Started: January 13, 2025
Completed: January 13, 2025
Recommendation: Not recommended
Recommended By: Barack Obama

Review:

I dunno.  I guess that this book was supposed to be a character study and I just did not find it interesting.  The characters seemed flat and I simply did not care what happened to them.  Their lives seemed banal and maybe that was the point, but I really don't know.  It is hard to walk away from this book thinking anything but that this was sort of someone writing a book about what was just sort of happening nearby (person, woman, camera, etc.)  Maybe the problem isn't the book, it is that I'm too thick to get it.  It felt like modern art.  Something that almost anyone could write, but was somehow raised up on a pedestal.

The Hunger of the Gods, John Gwynne

 

The Hunger of the Gods by John Gwynne is the next book in the Bloodsworn Saga

Started: January 3, 2025
Completed: January 12, 2025
Recommendation: Recommended
Recommended By: Nobody

Review:

This book feels like a Norse saga.  Without the detailed torture scenes this book would be highly recommended despite the violence.  The world building is excellent and it feels like, despite the high level of detail, no detail is unnecessary.  This is a large book, but it does not feel like anything is wasted.  The book is tight and thorough...maybe after reading subsequent books, I'll fell like the torture scenes are important (some people feel that way about books like Pierce Brown's Red Rising Saga, I just don't).

The Weight of Nature, Clayton Page Aldern

 

The Weight of Nature:  How a changing climate changes our brains by Clayton Page Aldern

Started: January 2, 2025
Completed: January 3, 2025
Recommendation: Highly Recommend
Recommended By: Nobody

Review:

It is striking the way that the weather, environment, and even the sounds of nature impact humans.  I was aware of the physical risks of higher temperatures, but did not understand or properly consider the impact of all the other components of the environment and how those affect mental state, not just the physical ability to live.

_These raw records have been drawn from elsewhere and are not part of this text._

@@ -100,7 +171,7 @@
     float psum = 0.f;
     const T *vbase = tile_lane_base(s_v, lane);
 #pragma unroll 1
-    for (int kb = 0; kb < NB; ++kb) {
+    for (int kb = 0; kb < nb; ++kb) {
         f32x16 s = s_block(kb);
 #pragma unroll
         for (int i = 0; i < 16; ++i) {
@@ -114,10 +185,11 @@
             for (int db = 0; db < 2; ++db) o[db] = mfma(load_tr(vbase, kb * 32 + 16 * sp, db), pf, o[db]);
         }
     }
-    const float l_tot = psum + __shfl_xor(psum, 32, 64);
+    float l_tot = psum + __shfl_xor(psum, 32, 64);
+    if (n_pad > 0) l_tot += (float)n_pad * __builtin_amdgcn_exp2f(-m);
 
     const float inv = 1.f / l_tot;
-    if (qrow < N && gq >= 0) {
+    if (real_q) {
         T *op = out + gq * ld_out + (int64_t)h * kHD;
 #pragma unroll
         for (int db = 0; db < 2; ++db)
@@ -128,9 +200,7 @@
                 for (int j = 0; j < 4; ++j) w[j] = (T)(o[db][4 * g + j] * inv);
                 *reinterpret_cast<vec4<T> *>(op + db * 32 + 8 * g + 4 * hf) = w;
             }
-        if (hf == 0) lse[((int64_t)z * H + h) * N + qrow] = m + log2f(l_tot);
-    } else if (qrow < N && hf == 0) {
-        lse[((int64_t)z * H + h) * N + qrow] = INFINITY;
+        if (hf == 0) lse_w[wi.local(qrow)] = m + log2f(l_tot);
     }
 }
 
@@ -146,17 +216,18 @@
     T *s_q = reinterpret_cast<T *>(smem);
     T *s_k = s_q + ROWS * kPadRow, *s_v = s_k + ROWS * kPadRow, *s_do = s_v + ROWS * kPadRow;
     float *s_lse = reinterpret_cast<float *>(s_do + ROWS * kPadRow), *s_delta = s_lse + ROWS;
-    const int h = blockIdx.x, z = blockIdx.y;
+    const WinItem wi = win_item(rm, blockIdx.x, H, gridDim.x / H, N);
+    const int h = wi.h, z = wi.z, Nr = wi.Nr;
+    const int nb = (Nr + 31) >> 5;
     const int wave = threadIdx.x >> 6, lane = threadIdx.x & 63;
     const int r = lane & 31, hf = lane >> 5;
     const int row = wave * 32 + r;
-    const int64_t grow_ = row < N ? grow(rm, z, row, N) : -1;
-    const bool stored = grow_ >= 0;
-
-    float part = 0.f;
-    {
-        const int64_t gl = stored ? grow_ : 0;
-        const T *op = o + gl * ld_out + (int64_t)h * kHD + 32 * hf, *gp = d_o + gl * ld_out + (int64_t)h * kHD + 32 * hf;
+    const bool stored = row < Nr;
+    const int64_t grow_ = stored ? wi.grow(row) : 0;
+
+    float part = 0.f, lse_raw = INFINITY;
+    if (stored) {
+        const T *op = o + grow_ * ld_out + (int64_t)h * kHD + 32 * hf, *gp = d_o + grow_ * ld_out + (int64_t)h * kHD + 32 * hf;
         vec8<T> a[4], b[4];
 #pragma unroll
         for (int c = 0; c < 4; ++c) {
@@ -167,17 +238,18 @@
         for (int c = 0; c < 4; ++c)
 #pragma unroll
             for (int j = 0; j < 8; ++j) part += (float)a[c][j] * (float)b[c][j];
-    }
-    const float lse_raw = lse[((int64_t)z * H + h) * N + (row < N ? row : 0)];
+        lse_raw = lse[((int64_t)z * H + h) * N + wi.local(row)];
+    }
     stage_rows<T, NB, 4>({q + (int64_t)h * kHD, k + (int64_t)h * kHD, v + (int64_t)h * kHD, d_o + (int64_t)h * kHD},
-                      {ld, ld, ld, ld_out}, {s_q, s_k, s_v, s_do}, rm, z, N);
+                      {ld, ld, ld, ld_out}, {s_q, s_k, s_v, s_do}, wi, nb * 32);
     const float delta_q = stored ? part + __shfl_xor(part, 32, 64) : 0.f;
-    const float lse_q = stored ? lse_raw : INFINITY;
+    const float lse_q = lse_raw;
     if (hf == 0) {
         s_lse[row] = lse_q;
         s_delta[row] = delta_q;
     }
     __syncthreads();
+    if (wave >= nb) return;
 
     {
         vec8<T> qf[4], dof[4];
@@ -188,8 +260,8 @@
         }
         f32x16 acc[2] = {zero16(), zero16()};
         const T *kbase = tile_lane_base(s_k, lane);
-#pragma unroll
-        for (int j = 0; j < NB; ++j) {
+#pragma unroll 1
+        for (int j = 0; j < nb; ++j) {
             f32x16 s = zero16(), dp = zero16();
 #pragma unroll
             for (int kk = 0; kk < 4; ++kk) {
@@ -200,6 +272,11 @@
             }
 #pragma unroll
             for (int i = 0; i < 16; ++i) s[i] = __builtin_amdgcn_exp2f(s[i] * scale_log2 - lse_q) * (dp[i] - delta_q);
+            if (j == nb - 1) {
+#pragma unroll
+                for (int i = 0; i < 16; ++i)
+                    if (j * 32 + crow(i, hf) >= Nr) s[i] = 0.f;
+            }
 #pragma unroll
             for (int sp = 0; sp < 2; ++sp) {
                 const vec8<T> pf = pack_half<T>(s, sp);
@@ -231,7 +308,7 @@
         f32x16 dkt[2] = {zero16(), zero16()}, dvt[2] = {zero16(), zero16()};
         const T *qbase = tile_lane_base(s_q, lane), *dobase = tile_lane_base(s_do, lane);
 #pragma unroll 1
-        for (int i = 0; i < NB; ++i) {
+        for (int i = 0; i < nb; ++i) {
             f32x16 s = zero16(), dp = zero16();
 #pragma unroll
             for (int kk = 0; kk < 4; ++kk) {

Question 7, Richard Flanagan

 

Question 7, Richard Flanagan

Started: December 30, 2024
Completed: January 2, 2025
Recommendation: Recommended
Recommended By: I cannot remember

Review:

This was an odd book in many ways.  The most striking thing was the odd use of tense which handled both being dead and being alive.  It was difficult to pick up on unsaid, but implied Australian/Tasmanian understandings.